When I quote Paul Krugman, which I often do, it’s almost always for an observation about economics. After all, Krugman won his Nobel Prize for economics, and his columns in the New York Times and the subjects he addresses in his newsletter routinely focus on economic issues.
In a recent column, however, Krugman “sang my song”– explaining why many Americans have deserted rural and suburban residencies in order to live in densely populated urban neighborhoods.
He also addressed the impact of America’s rural/urban split on the country’s political culture wars.
I have an apartment on New York’s Upper West Side. It’s a very densely populated area — according to census data the area within a one-mile radius of my place has around 100 residents per acre, or more than 60,000 per square mile. This dense (and, to be honest, affluent) population supports a huge variety of businesses: restaurants, groceries, hardware stores, specialty shops of all kinds. Most of what you might want to do or buy is within easy walking distance.
In effect, then, I live in what some Europeans — most famously Anne Hidalgo, the mayor of Paris — call “a 15-minute city.” It’s a catchy if slightly misleading name for a concept that urbanists have long advocated: walkable cities that take advantage of the possibilities of density.

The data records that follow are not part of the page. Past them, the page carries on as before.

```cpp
int cabinet_pwconv_bwd(const float* dy, const float* x, const float* w, int B, int Ci, int Co, int P, float* dx,
                       float* dw, void* workspace, size_t workspace_bytes, cabinet_stream_t stream) {
    if (int rc = check_pwconv(B, Ci, Co, P, "pwconv_bwd")) return rc;
    if (!dy || !x || !w) return fail(CABINET_ERR_INVALID_ARG, "pwconv_bwd: null tensor pointer");
    const size_t need = cabinet::pwconv_bwd_workspace(B, Ci, Co, P);
    if (dw && (!workspace || workspace_bytes < need))
        return fail(CABINET_ERR_WORKSPACE, "pwconv_bwd: workspace %zu < %zu bytes", workspace_bytes, need);
    return hip_status(cabinet::pwconv_bwd_run(dy, x, w, B, Ci, Co, P, dx, dw, workspace, static_cast<hipStream_t>(stream)),
                      "pwconv_bwd launch");
}

static int check_conv3x3(const cabinet::WinoShape& s, const char* who) {
    if (s.B <= 0 || s.C0 <= 0 || s.C1 < 0 || s.K <= 0 || s.H <= 0 || s.W <= 0)
        return fail(CABINET_ERR_INVALID_ARG, "%s: non-positive dimension", who);
    if (!cabinet::conv3x3_shape_ok(s))
        return fail(CABINET_ERR_UNSUPPORTED,
                    "%s: C0=%d C1=%d Co=%d H=%d W=%d (C0, C1 multiples of 16; Co, C0+C1 multiples of 64; C0 %% 64 == 0 when C1 > 0; "
                    "one image's tensors < 1 GiB)", who, s.C0, s.C1, s.K, s.H, s.W);
    return CABINET_OK;
}

int cabinet_conv3x3_supported(int C0, int C1, int Co) { return cabinet::conv3x3_supported(C0, C1, Co) ? 1 : 0; }

int cabinet_conv3x3_tile_blocks(int B, int H, int W) {
    return B > 0 && H > 0 && W > 0 ? cabinet::conv3x3_tile_blocks(B, H, W) : 0;
}

size_t cabinet_conv3x3_fwd_workspace_bytes(int B, int C0, int C1, int Co, int H, int W) {
    const cabinet::WinoShape s{B, C0, C1, Co, H, W};
    return B > 0 && H > 0 && W > 0 && cabinet::conv3x3_shape_ok(s) ? cabinet::conv3x3_fwd_workspace(s) : 0;
}

int cabinet_conv3x3_fwd(const float* x0, const float* x1, const float* w, int B, int C0, int C1, int Co, int H, int W, float* y,
                        float* bn_part, void* workspace, size_t workspace_bytes, cabinet_stream_t stream) {
    const cabinet::WinoShape s{B, C0, C1, Co, H, W};
    if (int rc = check_conv3x3(s, "conv3x3_fwd")) return rc;
    if (!x0 || !w || !y || (C1 > 0 && !x1)) return fail(CABINET_ERR_INVALID_ARG, "conv3x3_fwd: null tensor pointer");
    CABINET_REQUIRE_ALIGNED("conv3x3_fwd", x0, x1, w, y, bn_part);
    const size_t need = cabinet::conv3x3_fwd_workspace(s);
    if (!workspace || workspace_bytes < need)
        return fail(CABINET_ERR_WORKSPACE, "conv3x3_fwd: workspace %zu < %zu bytes", workspace_bytes, need);
    return hip_status(cabinet::conv3x3_fwd_run(s, x0, C1 > 0 ? x1 : nullptr, w, y, bn_part, workspace, static_cast<hipStream_t>(stream)),
                      "conv3x3_fwd launch");
}
// ... 68 lines not shown
```

cabinet_amd/functional.py:

```python

from __future__ import annotations

import ctypes as _ct

import torch
import torch.nn.functional as F

from . import _lib


def _ptr(t):
    return t.data_ptr() if t is not None else None


def _stream_handle(device):
    return torch.cuda.current_stream(device).cuda_stream


def _workspace(nbytes, device):
    if nbytes == 0:
        return None, 0
    ws = torch.empty(nbytes, dtype=torch.uint8, device=device)
    return ws, nbytes

# ... 1283 lines not shown
        with torch.cuda.device(x.device):
            rc = lib.cabinet_pwconv_fwd(_ptr(x), _ptr(w2), B, Ci, Co, P, _ptr(y), _stream_handle(x.device))
        _lib.check(rc, "cabinet_pwconv_fwd")
        fn_ctx.save_for_backward(x, w2)
        fn_ctx.w_shape = weight.shape
        return y

    @staticmethod
    @torch.amp.custom_bwd(device_type="cuda")
    def backward(fn_ctx, g):
        lib = _lib.load()
        x, w2 = fn_ctx.saved_tensors
        g = _f32c(g)
        Co, Ci = w2.shape
        B, P = x.shape[0], x.shape[2] * x.shape[3]
        dx = torch.empty_like(x) if fn_ctx.needs_input_grad[0] else None
        dw = torch.empty_like(w2) if fn_ctx.needs_input_grad[1] else None
        ws, nbytes = _workspace(lib.cabinet_pwconv_bwd_workspace_bytes(B, Ci, Co, P), x.device)
        with torch.cuda.device(x.device):
            rc = lib.cabinet_pwconv_bwd(_ptr(g), _ptr(x), _ptr(w2), B, Ci, Co, P, _ptr(dx), _ptr(dw), _ptr(ws), nbytes,
                                        _stream_handle(x.device))
        _lib.check(rc, "cabinet_pwconv_bwd")
        return dx, (dw.view(fn_ctx.w_shape) if dw is not None else None)
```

Modern politics being what it is, alas, it’s also a concept that has been caught up in the culture wars and become the subject of wild conspiracy theories. And as usual the people who yell loudest about “freedom” are actually the ones who want to practice coercion, preventing other Americans from living in ways they disapprove of.
I often come across articles glorifying rural life, and promoting movement “back to the earth.” Like Krugman, however, my husband and I are urban people. We lived many years in historic, near-downtown neighborhoods, and when we got too old to comfortably navigate our last (three-story) house, we moved to an apartment in the very center of our city’s downtown.
Krugman’s column described what has been so liberating about that move: urban life is easy. As he points out, “Running errands is a snap; because you walk most places, you don’t worry about traffic jams or parking spaces.”
And those perceptions of crime and grime? They are simply wrong.
Krugman’s New York is one of the safest places in America, and as the Indianapolis Business Journal recently confirmed, Indianapolis’ downtown is the safest area in our city. (It’s pretty clean, too!)
There’s an unwritten rule in American politics that it’s OK for politicians to disparage big cities and their residents in a way that would be considered unforgivable if anyone did the same for rural areas…. There seems to be a widespread sense that only people living a car-centered lifestyle, or a pickup truck-centered lifestyle, are real Americans….
Now, I don’t know how many Americans would choose the walkable-city lifestyle if it were widely available, but surely many more than are living it now. Unfortunately, urban planning — for cities are always planned, one way or another — is yet another casualty of the politics of grievance and paranoia.
That last observation really hits home.
In conversations with people who are clearly flummoxed by our choice to live downtown, we often hear concerns centered on the very elements of urban life that we celebrate. In Indiana, the “buckle of the Bible Belt”), the center of a city is where you find the most diverse population mix–and for far too many Hoosiers and other Americans, diversity equals danger.
It must be dangerous downtown, because there are so many people who don’t look like me…
There’s a reason apartments and condominiums are being built at a rapid pace in the city core. It’s an attractive, vibrant, quintessentially urban place to live. Even with constant residential construction, occupancy levels are 93- 95%.
When weather permits, my husband and I like to sit in the outdoor/sidewalk section of the restaurant next door to our building, and watch the young, multi-ethnic crowds walk and bike (and scooter) by. We look up Massachusetts Avenue at the multitude of restaurants, bars and shops we regularly patronize.
In an era where media is filled with reports of racism, misogyny, anti-Semitism and homophobia, our little patch of urban life remains welcoming and enthusiastically “woke.” And I’m gratified to report that the young people who dominate residency in our apartment building are unfailingly polite and helpful to us “old folks.”
We aren’t the only Americans drawn to what urban life has to offer: According to the Department of Agriculture, in 2020, only 14 percent of the U.S. population still lived in the rural counties that continue to dominate American politics and dictate public policy.
I hope I live long enough to see fair representation for the remaining 86% of us.